By linkage analysis of members from the large pedigree reported by Jalili and Smith (1988), Downey et al. (2002) identified a disease locus refined to a 2-cM (5-Mb) interval between markers D2S2209 and D2S373 on chromosome 2q11 (maximum lod score of 7.03 at marker D2S2187). No mutations were detected in the CNGA3 gene.

Michaelides et al. (2004) described a 2-generation family from Kosovo with autosomal recessive cone-rod dystrophy and amelogenesis imperfecta in which screening of the CNGA3 gene (600053) did not identify any disease-causing sequence variants; however, segregation analysis of the adjacent microsatellite marker D2S2187 provided evidence supporting disease association with chromosomal region 2q11.

Polok et al. (2009) performed whole-genome linkage analysis on a family from Kosovo in which 2 sibs had cone-rod dystrophy (CRD) and amelogenesis imperfecta (AI) and identified a 5.4-Mb region of homozygosity spanning the centromere of chromosome 2, between rs2970925 and rs953320, overlapping the previously reported area of linkage for this disease.
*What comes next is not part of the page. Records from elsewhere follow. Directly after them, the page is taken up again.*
class _CellFunction(torch.autograd.Function):

    @staticmethod
    def forward(ctx, Gs, Gc, Xt, H, Wg, bg, Wc, bc, Yx, Ev, cfg):
        lib = _lib.load()
        Ks, Kc, act = cfg
        B, N, C, Din = Xt.shape
        h = H.shape[-1]
        for name, t in (("Gc", Gc), ("Xt", Xt), ("Ht_1", H), ("gates.W", Wg), ("candi.W", Wc)):
            if not t.is_cuda or t.dtype != torch.float32:
                raise RuntimeError(f"STC_Cell (B200): {name} must be a float32 CUDA tensor, got {t.dtype} on {t.device}; "
                                   "there is no CPU fallback")
        if H.shape != (B, N, C, h):
            raise RuntimeError(f"Ht_1 shape {tuple(H.shape)} does not match Xt {tuple(Xt.shape)}")
        rows = (Din + h) * Ks * Kc
        if Wg.shape != (rows, 2 * h) or Wc.shape != (rows, h) or Gc.shape != (C, C):
            raise RuntimeError(f"shape mismatch: gates.W {tuple(Wg.shape)} (want {(rows, 2 * h)}), candi.W "
                               f"{tuple(Wc.shape)} (want {(rows, h)}), Gc {tuple(Gc.shape)} (want {(C, C)})")
        for name, b_, n_ in (("gates.b", bg, 2 * h), ("candi.b", bc, h)):
            if b_ is not None and (b_.shape != (n_,) or not b_.is_cuda or b_.dtype != torch.float32):
                raise RuntimeError(f"{name} must be a float32 CUDA tensor of shape ({n_},)")
        if (bg is None) != (bc is None):
            raise RuntimeError("gates.b and candi.b must both be present or both absent")
        csr = isinstance(Gs, CsrSupport)
        if csr:
            if Gs.N != N:
                raise RuntimeError(f"CSR support has {Gs.N} nodes, Xt has {N}")
            if Ev is not None and Ev is not Gs.vals:
                raise RuntimeError("edge values passed to the cell must be the CsrSupport's own `vals`")
            if Gs.learnable:
                Gs.sync_t_vals()
            gs_struct = Gs.struct()
        else:
            if not Gs.is_cuda or Gs.dtype != torch.float32 or Gs.shape != (N, N):
                raise RuntimeError(f"Gs must be a float32 CUDA [N,N] tensor or a CsrSupport, got {tuple(Gs.shape)} {Gs.dtype}")
            gs_keep = Gs.contiguous()
            gs_struct = dense_struct(gs_keep)
        Gc_c, H_c, Wg_c, Wc_c = Gc.contiguous(), H.contiguous(), Wg.contiguous(), Wc.contiguous()
        bg_c = bg.contiguous() if bg is not None else None
        bc_c = bc.contiguous() if bc is not None else None
        Xt_c = Xt if (B == 0 or Xt[0].is_contiguous()) else Xt.contiguous()
        xbs = Xt_c.stride(0) if B > 1 else N * C * Din
        dims = _dims(B, N, C, Din, h, Ks, Kc, act, bg is not None)
        ctx.size_key = (B, N, C, Din, h, Ks, Kc, act, bg is not None)
        saved = torch.empty(_buffer_floats(lib, dims, ctx.size_key)[0], dtype=torch.float32, device=Xt.device)
        Hn = torch.empty((B, N, C, h), dtype=torch.float32, device=Xt.device)
        stream = torch.cuda.current_stream().cuda_stream
        Yx_c = None
        if Yx is not None and Ks > 1:
            if Yx.shape != (Ks - 1, B, N, C, Din) or not Yx.is_cuda or Yx.dtype != torch.float32:
                raise RuntimeError(f"hoisted Xt-side terms must be a float32 CUDA tensor of shape {(Ks - 1, B, N, C, Din)}, "
                                   f"got {tuple(Yx.shape)}")
            Yx_c = Yx.contiguous()
        if B == 0:
            status = 0
        elif Yx_c is not None:
            status = lib.stc_cell_fwd_x(dims, gs_struct, Gc_c.data_ptr(), Xt_c.data_ptr(), xbs, H_c.data_ptr(),
                                        Wg_c.data_ptr(), _ptr(bg_c), Wc_c.data_ptr(), _ptr(bc_c), Hn.data_ptr(),
                                        saved.data_ptr(), saved.numel() * 4, Yx_c.data_ptr(), stream)
        else:
            status = lib.stc_cell_fwd(dims, gs_struct, Gc_c.data_ptr(), Xt_c.data_ptr(), xbs, H_c.data_ptr(),
                                      Wg_c.data_ptr(), _ptr(bg_c), Wc_c.data_ptr(), _ptr(bc_c), Hn.data_ptr(),
                                      saved.data_ptr(), saved.numel() * 4, stream)
        _lib.check(status, "stc_cell_fwd")
        _lib.note_launches()
        ctx.hoisted = Yx_c is not None
        ctx.cfg, ctx.dims_tuple, ctx.xbs, ctx.csr = cfg, (B, N, C, Din, h), xbs, csr
        ctx.gs_obj = Gs if csr else None
        ctx.has_bias = bg is not None
        ctx.sinks = {}
        if INPLACE_LEAF_GRADS:
            for i, t in ((0, None if csr else Gs), (1, Gc), (4, Wg), (5, bg), (6, Wc), (7, bc), (9, Ev)):
                if t is not None and ctx.needs_input_grad[i] and t.is_leaf and t.is_contiguous():
                    ctx.sinks[i] = t
        ctx.has_ev = Ev is not None
        ctx.save_for_backward(*( [] if csr else [gs_keep] ), Gc_c, Xt_c, H_c, Wg_c, Wc_c, saved,
                              *([Yx_c] if Yx_c is not None else []), *([Ev] if Ev is not None else []))
        return Hn

    @staticmethod
    @torch.autograd.function.once_differentiable
    def backward(ctx, dHn):
        lib = _lib.load()
        Ks, Kc, act = ctx.cfg
        B, N, C, Din, h = ctx.dims_tuple
        sv = list(ctx.saved_tensors)
        if ctx.has_ev:
            sv.pop()
        Yx = sv.pop() if ctx.hoisted else None
        if ctx.csr:
            Gs = ctx.gs_obj
            Gc, Xt, H, Wg, Wc, saved = sv
            gs_struct = Gs.struct()
        else:
            Gs, Gc, Xt, H, Wg, Wc, saved = sv
            gs_struct = dense_struct(Gs)
        need = ctx.needs_input_grad
        dev = dHn.device
        dHn = dHn.contiguous()
        L, P = Din + h, Ks * Kc
        dims = _dims(B, N, C, Din, h, Ks, Kc, act, ctx.has_bias)
        new = lambda *shape: torch.empty(shape, dtype=torch.float32, device=dev)
        if ctx.hoisted and need[2]:
            raise RuntimeError("hoisted Xt-side terms: the gradient w.r.t. Xt is folded by the caller (stack.py hoists only "
                               "when the input sequence needs no gradient)")
        dXt = new(B, N, C, Din) if need[2] else None
        dH = new(B, N, C, h)
        dYx = torch.empty_like(Yx) if ctx.hoisted else None
        returned = [None] * 11

        def target(i, shape, wanted=True):
            if not wanted:
                return None
            leaf = ctx.sinks.get(i)
            if leaf is not None and need[i]:
                if leaf.grad is None:
                    leaf.grad = torch.zeros(shape, dtype=torch.float32, device=dev)
                if leaf.grad.is_contiguous() and leaf.grad.dtype == torch.float32 and leaf.grad.shape == torch.Size(shape):
                    return leaf.grad
            buf = torch.zeros(shape, dtype=torch.float32, device=dev)
            returned[i] = buf
            return buf

        dWg, dWc = target(4, (P * L, 2 * h)), target(6, (P * L, h))
        dbg, dbc = target(5, (2 * h,), ctx.has_bias), target(7, (h,), ctx.has_bias)
        dGs = target(9, (Gs.nnz,), need[9]) if ctx.csr else target(0, (N, N), need[0])
        dGc = target(1, (C, C), need[1])
        returned[2], returned[3], returned[8] = dXt, dH, dYx
        if B == 0:
            if dYx is not None:
                dYx.zero_()
            return tuple(returned)
        scratch = torch.empty(_buffer_floats(lib, dims, ctx.size_key)[1], dtype=torch.float32, device=dev)
        common = (dims, gs_struct, Gc.data_ptr(), Xt.data_ptr(), ctx.xbs, H.data_ptr(), Wg.data_ptr(),
                  Wc.data_ptr(), dHn.data_ptr(), _ptr(dXt), dH.data_ptr(), dWg.data_ptr(), _ptr(dbg),
                  dWc.data_ptr(), _ptr(dbc), _ptr(dGs), _ptr(dGc), 1, saved.data_ptr(),
                  saved.numel() * 4, scratch.data_ptr(), scratch.numel() * 4)
        stream = torch.cuda.current_stream().cuda_stream
        if ctx.hoisted:
            status = lib.stc_cell_bwd_x(*common, Yx.data_ptr(), dYx.data_ptr(), stream)
        else:
            status = lib.stc_cell_bwd(*common, stream)
        _lib.check(status, "stc_cell_bwd")
        _lib.note_launches()
        for i in (0, 1, 4, 5, 6, 7, 8, 9):
            if not need[i]:
                returned[i] = None
        return tuple(returned)


def stc_cell_forward(Gs, Gc, Xt, Ht_1, Wg, bg, Wc, bc, Ks: int, Kc: int, activation=None) -> torch.Tensor:
    return _CellFunction.apply(Gs, Gc, Xt, Ht_1, Wg, bg, Wc, bc, None, _edge_values(Gs),
                               (int(Ks), int(Kc), _activation_code(activation)))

Parry et al. (2009) studied 7 unrelated and ethnically diverse families cosegregating CRD and AI, including the 2 families originally reported by Jalili and Smith (1988) and Michaelides et al. (2004), respectively, and found that all linked or were consistent with linkage to chromosome 2q11.

Molecular Genetics

In a family from Kosovo in which 2 sibs had cone-rod dystrophy and amelogenesis imperfecta, Polok et al. (2009) identified homozygosity for a 1-bp duplication in the CNNM4 gene (607805.0001) in both affected individuals. Sequence analysis of a 5-generation Lebanese family and an unrelated 38-year-old woman with a similar phenotype revealed homozygosity for 2 missense CNNM4 mutations in the affected individuals (see 607805.0002 and 607805.0003, respectively). All parents were heterozygous for their respective mutation.

In 7 unrelated and ethnically diverse families cosegregating CRD and AI, including the 2 families originally reported by Jalili and Smith (1988) and Michaelides et al. (2004), respectively, Parry et al. (2009) identified homozygosity or compound heterozygosity for 9 different mutations in the CNNM4 gene (see, e.g., 607805.0001 and 607805.0003-607805.0007).